Differentiate \[\left( \log x \right)^{\cos x}\] ?

Answer 1

\[\text{Let y } = \left( \log x \right)^{\cos x} . . . \left( i \right)\] 

Taking log on both sides,

\[\log y = \log \left( \log x \right)^{\cos x} \]
\[ \Rightarrow \log y = \cos x \log\left( \log x \right)\]

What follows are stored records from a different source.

template <bool VEC>
__global__ __launch_bounds__(256) void split_panel_kernel(const float *__restrict__ src, int ld, int R, int K,
                                                          unsigned char *__restrict__ dst, int KC, int RB,
                                                          size_t rb_stride) {
    constexpr int CHUNK = 3 * PIECE;
    const int lane = threadIdx.x & 63;
    const int KG = KC >> 2;
    const int64_t item = (int64_t)blockIdx.x * 4 + (threadIdx.x >> 6);
    if (item >= (int64_t)RB * KG) return;
    const int rb = (int)(item / KG), c0 = (int)(item - (int64_t)rb * KG) * 4;
    unsigned char *drb = dst + (size_t)rb * rb_stride;
    const int c = c0 + (lane & 3), k0 = c * 8;
#pragma unroll
    for (int it = 0; it < 4; ++it) {
        const int rl = it * 16 + (lane >> 2), row = rb * 64 + rl;
        float v[8];
        const float *s = src + (size_t)row * ld + k0;
        if (VEC && row < R && k0 + 8 <= K) {
            const f32x4 lo = *reinterpret_cast<const f32x4 *>(s), hi = *reinterpret_cast<const f32x4 *>(s + 4);
            v[0] = lo[0]; v[1] = lo[1]; v[2] = lo[2]; v[3] = lo[3];
            v[4] = hi[0]; v[5] = hi[1]; v[6] = hi[2]; v[7] = hi[3];
        } else {
#pragma unroll
            for (int e = 0; e < 8; ++e) v[e] = (row < R && k0 + e < K) ? s[e] : 0.f;
        }
        u32x4 w[3];
        split8(v, w);
        unsigned char *d = drb + (size_t)c * CHUNK + rl * 16;
#pragma unroll
        for (int p = 0; p < 3; ++p) *reinterpret_cast<u32x4 *>(d + p * PIECE) = w[p];
    }
}

template <int NCG>
__global__ __launch_bounds__(256) void split_panel_t_kernel(const float *__restrict__ src, int ld, int R, int K,
                                                            unsigned char *__restrict__ dst, int KC, int RB,
                                                            size_t rb_stride) {
    constexpr int CHUNK = 3 * PIECE;
    const int lane = threadIdx.x & 63, wave = __builtin_amdgcn_readfirstlane(threadIdx.x >> 6);
    const int64_t item = (int64_t)blockIdx.x * 4 + wave;
    const int KGn = KC / NCG;
    if (item >= (int64_t)RB * KGn) return;
    const int g = (int)(item / RB), rb = (int)(item - (int64_t)g * RB);
    const int c0 = g * NCG, k0 = c0 * 8, row = rb * 64 + lane;
    float v[NCG][8];
    const float *s = src + (size_t)k0 * ld + row;
    if (k0 + 8 * NCG <= K && rb * 64 + 64 <= R) {
#pragma unroll
        for (int cc = 0; cc < NCG; ++cc)
#pragma unroll
            for (int e = 0; e < 8; ++e) v[cc][e] = s[(size_t)(cc * 8 + e) * ld];
    } else {
#pragma unroll
        for (int cc = 0; cc < NCG; ++cc)
#pragma unroll
            for (int e = 0; e < 8; ++e)
                v[cc][e] = (row < R && k0 + cc * 8 + e < K) ? s[(size_t)(cc * 8 + e) * ld] : 0.f;
    }
    unsigned char *d = dst + (size_t)rb * rb_stride + (size_t)c0 * CHUNK + lane * 16;
#pragma unroll
    for (int cc = 0; cc < NCG; ++cc) {
        u32x4 w[3];
        split8(v[cc], w);
#pragma unroll
        for (int p = 0; p < 3; ++p) *reinterpret_cast<u32x4 *>(d + (size_t)cc * CHUNK + p * PIECE) = w[p];
    }
}

template <int N>
__device__ __forceinline__ void glds16_run(const unsigned char *g, unsigned voff, unsigned char *l) {
    static_assert(N >= 1 && N <= 4, "immediate offset range");
    const auto *gp = (const __attribute__((address_space(1))) unsigned char *)g + voff;
    auto *lp = (__attribute__((address_space(3))) void *)l;
    __builtin_amdgcn_global_load_lds(gp, lp, 16, 0, 0);
    if constexpr (N > 1) __builtin_amdgcn_global_load_lds(gp, lp, 16, PIECE, 0);
    if constexpr (N > 2) __builtin_amdgcn_global_load_lds(gp, lp, 16, 2 * PIECE, 0);
    if constexpr (N > 3) __builtin_amdgcn_global_load_lds(gp, lp, 16, 3 * PIECE, 0);
}

template <int N>
__device__ __forceinline__ void wait_vm() {
    static_assert(N >= 0 && N < 64, "vmcnt is a 6-bit field");
    __builtin_amdgcn_s_waitcnt((N & 15) | 0x70 | 0xF00 | (((N >> 4) & 3) << 14));
}
__device__ __forceinline__ void wait_lgkm0() { __builtin_amdgcn_s_waitcnt(0xC07F); }
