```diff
diff --git a/markerless-robot-camera-calibration_amd/csrc/sv_conv_params.h b/markerless-robot-camera-calibration_amd/csrc/sv_conv_params.h
--- a/markerless-robot-camera-calibration_amd/csrc/sv_conv_params.h
+++ b/markerless-robot-camera-calibration_amd/csrc/sv_conv_params.h
@@ -88,6 +88,18 @@
   }
 }
 
+template <int MR>
+__device__ __forceinline__ void load_perm_rows_lds(const int* perm_rows, const int lq, int (&o)[MR][4]) {
+#pragma unroll
+  for (int s = 0; s < MR; ++s) {
+    const int4 o4 = *(const int4*)(perm_rows + s * 16 + lq * 4);
+    o[s][0] = o4.x;
+    o[s][1] = o4.y;
+    o[s][2] = o4.z;
+    o[s][3] = o4.w;
+  }
+}
+
 template <int MR, int NT, bool PRELOADED = false>
 __device__ __forceinline__ void epilogue_buffered(const ConvParams& p, const f32x4 (&acc)[MR][NT], const int64_t rows0,
                                                   const int lq, const int col0, const int (*o_pre)[4] = nullptr) {
```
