#define CC_J4(X) X(0) X(1) X(2) X(3)
  const uint32_t dpos0 = (uint32_t)dummy, dpos = dpos0 + t;
#define CC_DECL(J) uint32_t g##J = dpos, pp##J = 0, gp##J = dpos, qp##J = 0, gq##J = dpos; uint64_t rr##J = 0;
  CC_J4(CC_DECL)
#undef CC_DECL
#define CC_LOAD1(J)                                                                               \
  {                                                                                               \
    const uint32_t crow = c0w + (J) * kWave, c = crow + l;                                        \
    uint32_t gpos = dpos;                                                                         \
    if (crow < cnt) {                                                           \
      if (win) {                                                                                  \
        const uint32_t ri0 = (uint32_t)__popcll(__ballot(wB <= crow));                            \
        const uint32_t d_ = wB - crow;                                                            \
        const uint32_t fl_ = (uint32_t)__builtin_amdgcn_ds_permute((int)((d_ - 1u < kWave - 1u ? d_ : 0u) << 2), 1); \
        const uint64_t fm_ = __ballot(fl_ != 0) >> 1;                                             \
        const uint32_t ri = __builtin_amdgcn_mbcnt_hi((uint32_t)(fm_ >> 32), __builtin_amdgcn_mbcnt_lo((uint32_t)fm_, ri0)); \
        const uint32_t rd_ = (uint32_t)__shfl((int)wD, (int)ri, 64);                              \
        if (c < cnt) gpos = c + rd_;                                                              \
      } else {                                                                                    \
        uint32_t r = v3_find_run(rpre, tiles, crow);                                              \
        if (c < cnt) {                                                                            \
          while (rpre[r + 1] <= c) ++r;                                                           \
          gpos = rstart(r) + (c - rpre[r]);                                                       \
        }                                                                                         \
      }                                                                                           \
    }                                                                                             \
    if (diag & 2u) gpos = c < cnt ? c : dpos;  \
    g##J = gpos;                                                                                  \
    rr##J = st_rec[gpos];                                                                         \
  }
#define CC_LOAD_CHUNK(C0)                                                                         \
  {                                                                                               \
    const uint32_t c0w = (C0) + lw * (kWave * kWsPer);                                            \
    uint32_t wB = 0xFFFFFFFFu, wD = 0;                                                            \
    bool win = false;                                                                             \
    if (c0w < cnt) {                                                                              \
      const uint32_t rrow = v3_find_run(rpre, tiles, c0w);                                        \
      const uint32_t kr = rrow + l;                                                               \
      const uint32_t wP = kr < tiles ? rpre[kr] : 0xFFFFFFFFu;                                    \
      wB = kr < tiles ? rpre[kr + 1] : 0xFFFFFFFFu;                                               \
      wD = kr < tiles ? rstart(kr) - wP : 0u;                                                     \
      const uint32_t lastc = c0w + kWave * kWsPer - 1 < cnt ? c0w + kWave * kWsPer - 1 : cnt - 1; \
       \
      win = (uint32_t)__shfl((int)wB, 63, 64) > lastc && __ballot(wB == wP && wP <= lastc) == 0;  \
    }                                                                                             \
    CC_J4(CC_LOAD1)                                                                               \
  }
  uint32_t bar_n = 0;
#define CC_RES_READ(J) const u64x2 re##J = sab[b][qp##J];
#define CC_RES_WRITE(J)                                                             \
  {                                                                                 \
    const bool esc_ = !v3_fits(re##J.x, kV3ResBits) && gq##J < dpos0;               \
    uint64_t wd_ = v3_pack_result((uint32_t)re##J.y, re##J.x, false);               \
    if (__ballot(esc_)) {                                   \
      if (esc_) {                                                                   \
        wd_ = v3_pack_result((uint32_t)re##J.y, re##J.x, true);                     \
        rst_value[gq##J] = re##J.x;                                                 \
      }                                                                             \
    }                                                                               \
    st_rec[gq##J] = wd_;                                                            \
  }
  auto prepare = [&](uint32_t b, uint32_t scan_w, uint32_t next_c0) {
    CC_J4(CC_RES_READ)
    for (uint32_t k = l; k < (uint32_t)kVPairs3; k += kWave) wcnt[lw][k] = 0;
    uint32_t rank[kWsPer], slot[kWsPer];
    const uint64_t rv4[kWsPer] = {rr0, rr1, rr2, rr3};
    const uint32_t gv[kWsPer] = {g0, g1, g2, g3};
#pragma unroll
    for (int j = 0; j < kWsPer; ++j) {
      slot[j] = v3_slot(rv4[j]);
      const uint32_t sh = 16 * (slot[j] & 1);
      rank[j] = gv[j] < dpos0 ? (atomicAdd(&wcnt[lw][slot[j] >> 1], 1u << sh) >> sh) & 0xFFFFu : 0u;
    }
    WPH(3);
    v3_loader_arrive(&lbar);
    if (lw == scan_w) {
      v3_loader_wait(&lbar, bar_n + kWsLW);
      WPH(4);
      constexpr int PPL = P::SPL / 2;
      uint32_t acc[PPL], mine = 0;
#pragma unroll
      for (int e = 0; e < PPL; ++e) acc[e] = 0;
#pragma unroll
      for (int q = 0; q < kWsLW; ++q) {
#pragma unroll
        for (int e = 0; e < PPL; ++e) acc[e] += wcnt[q][PPL * l + e];
      }
#pragma unroll
      for (int e = 0; e < PPL; ++e) mine += (acc[e] & 0xFFFFu) + (acc[e] >> 16);
      uint32_t inc = mine;
#pragma unroll
      for (int d = 1; d < 64; d <<= 1) {
        const uint32_t y = __shfl_up(inc, d, 64);
        if (l >= (uint32_t)d) inc += y;
      }
      uint32_t run = inc - mine;
#pragma unroll
      for (int e = 0; e < PPL; ++e) {
        const uint32_t k = P::SPL * l + 2 * e;
        const uint32_t lo_ = run, hi_ = run + (acc[e] & 0xFFFFu);
        sstart[b][k] = lo_;
        sstart[b][k + 1] = hi_;
        run = hi_ + (acc[e] >> 16);
        acc[e] = lo_ | (hi_ << 16);
      }
      if (l == 63) sstart[b][kVSlots3] = inc;
#pragma unroll
      for (int q = 0; q < kWsLW; ++q) {
#pragma unroll
        for (int e = 0; e < PPL; ++e) {
          const uint32_t cv = wcnt[q][PPL * l + e];
          wcnt[q][PPL * l + e] = acc[e];
          acc[e] += cv;
        }
      }
      WPH(5);
      v3_loader_arrive(&lbar);
    }
    bar_n += kWsLW + 1;
    CC_J4(CC_RES_WRITE)
    WPH(2);
#define CC_SHIFT1(J) qp##J = pp##J; gq##J = gp##J;
    CC_J4(CC_SHIFT1)
#undef CC_SHIFT1
#define CC_DEC1(J)                                                                  \
    const bool live##J = g##J < dpos0;                                              \
    uint32_t m##J;                                                                  \
    uint64_t x##J, y##J;                                                            \
    v3_decode(rr##J, m##J, x##J, y##J);                                             \
    if (__ballot(live##J && (((uint32_t)rr##J >> 17) & 1u))) {  \
      if (live##J && (((uint32_t)rr##J >> 17) & 1u))                                \
        v3_decode_escaped(rr##J, ca, cb, lo + (uint64_t)(g##J / kV3Tile) * kV3Tile, x##J, y##J); \
    }
    CC_J4(CC_DEC1)
#undef CC_DEC1
    WPH(6);
#define CC_KEEP1(J) gp##J = g##J;
    CC_J4(CC_KEEP1)
#undef CC_KEEP1
    CC_LOAD_CHUNK(next_c0)
    WPH(7);
    v3_loader_wait(&lbar, bar_n);
    WPH(4);
    const uint16_t* pb = reinterpret_cast<const uint16_t*>(&wcnt[lw][0]);
#define CC_PLACE1(J)                                                                \
    {                                                                               \
      pp##J = live##J ? pb[slot[J]] + rank[J] : 0u;                                 \
      if (live##J) {                                                                \
        sm[b][pp##J] = m##J;                                                        \
        sab[b][pp##J] = u64x2{x##J, y##J};                                          \
      }                                                                             \
    }
    CC_J4(CC_PLACE1)
#undef CC_PLACE1
    WPH(6);
  };

  if (!walker) {
    CC_LOAD_CHUNK(0)
    prepare(0, 0, kWsCh);
  }
  lds_barrier();
  for (uint32_t i = 0; i < nch; ++i) {
    const uint32_t b = i & 1;
    if (walker) {
      const uint32_t start = sstart[b][t], run = (diag & 1u) ? 0u : sstart[b][t + 1] - start;
      if (run) {
        uint32_t mA[4], mB[4];
        u64x2 xA[4], xB[4];
        const uint32_t last = start + run - 1;
        auto fetch = [&](uint32_t k0, uint32_t (&mm)[4], u64x2 (&xx)[4]) {
#pragma unroll
          for (int q = 0; q < 4; ++q) {
            const uint32_t pq = min(start + k0 + q, last);
            mm[q] = sm[b][pq];
            xx[q] = sab[b][pq];
          }
        };
        auto walk4 = [&](uint32_t k0, const uint32_t (&mm)[4], const u64x2 (&xx)[4]) {
#pragma unroll
          for (int q = 0; q < 4; ++q) {
            if (k0 + q < run) {
              uint64_t rv;
              const uint32_t stt = v3_value_walk(mm[q], xx[q].x, xx[q].y, ms, sv, rv);
              macc |= mm[q];
              sab[b][start + k0 + q] = u64x2{rv, (uint64_t)stt};
            }
          }
        };
        fetch(0, mA, xA);
        for (uint32_t k0 = 0; k0 < run; k0 += 8) {
          fetch(k0 + 4, mB, xB);
          walk4(k0, mA, xA);
          if (k0 + 4 >= run) break;
          fetch(k0 + 8, mA, xA);
          walk4(k0 + 4, mB, xB);
        }
      }
    } else {
      prepare(b ^ 1, (i + 1) % (uint32_t)kWsLW, (i + 2) * kWsCh);
    }
    if (walker) WPH(0);
    lds_barrier();
    WPH(walker ? 1 : 4);
  }
  if (!walker && nch) {
    const uint32_t b = (nch - 1) & 1;
    CC_J4(CC_RES_READ)
    CC_J4(CC_RES_WRITE)
  }
  if (macc & kM3L) err |= kErrUnsupported;
#ifdef CC_PHASE_TIMING
  if (t == 0 || t == kL0)
    for (int q = 0; q < kPhases; ++q) atomicAdd(&g_ph_v3a[q], (unsigned long long)wph[q]);
#endif
#undef CC_RES_READ
#undef CC_RES_WRITE
#undef CC_LOAD_CHUNK
#undef CC_LOAD1
#undef CC_J4
  if (walker) {
    val_meta[(uint64_t)s * kVSlots3 + t] = ms;
    val_v[(uint64_t)s * kVSlots3 + t] = sv;
  }
  if (err) atomicOr(err_out, err);
}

Differentiating with respect to x,

\[\Rightarrow \frac{1}{y}\frac{dy}{dx} = \cos x\frac{d}{dx}\log\left( \log x \right) + \log\left( \log x \right)\frac{d}{dx}\left( \cos x \right)\]
\[ \Rightarrow \frac{1}{y}\frac{dy}{dx} = \frac{\cos x}{\log x}\frac{d}{dx}\left( \log x \right) + \log\left( \log x \right) \times \left( - \sin x \right)\]
\[ \Rightarrow \frac{1}{y}\frac{dy}{dx} = \frac{\cos x}{\log x} \times \left( \frac{1}{x} \right) - \sin x \log\left( \log x \right)\]
\[ \Rightarrow \frac{dy}{dx} = y\left[ \frac{\cos x}{x \log x} - \sin x \log\left( \log x \right) \right]\]
\[ \Rightarrow \frac{dy}{dx} = \left( \log x \right)^{\cos x }\left[ \frac{\cos x}{x \log x} - \sin x \log\left( \log x \right) \right] \left[ \text{using equation } \left( i \right) \right]\]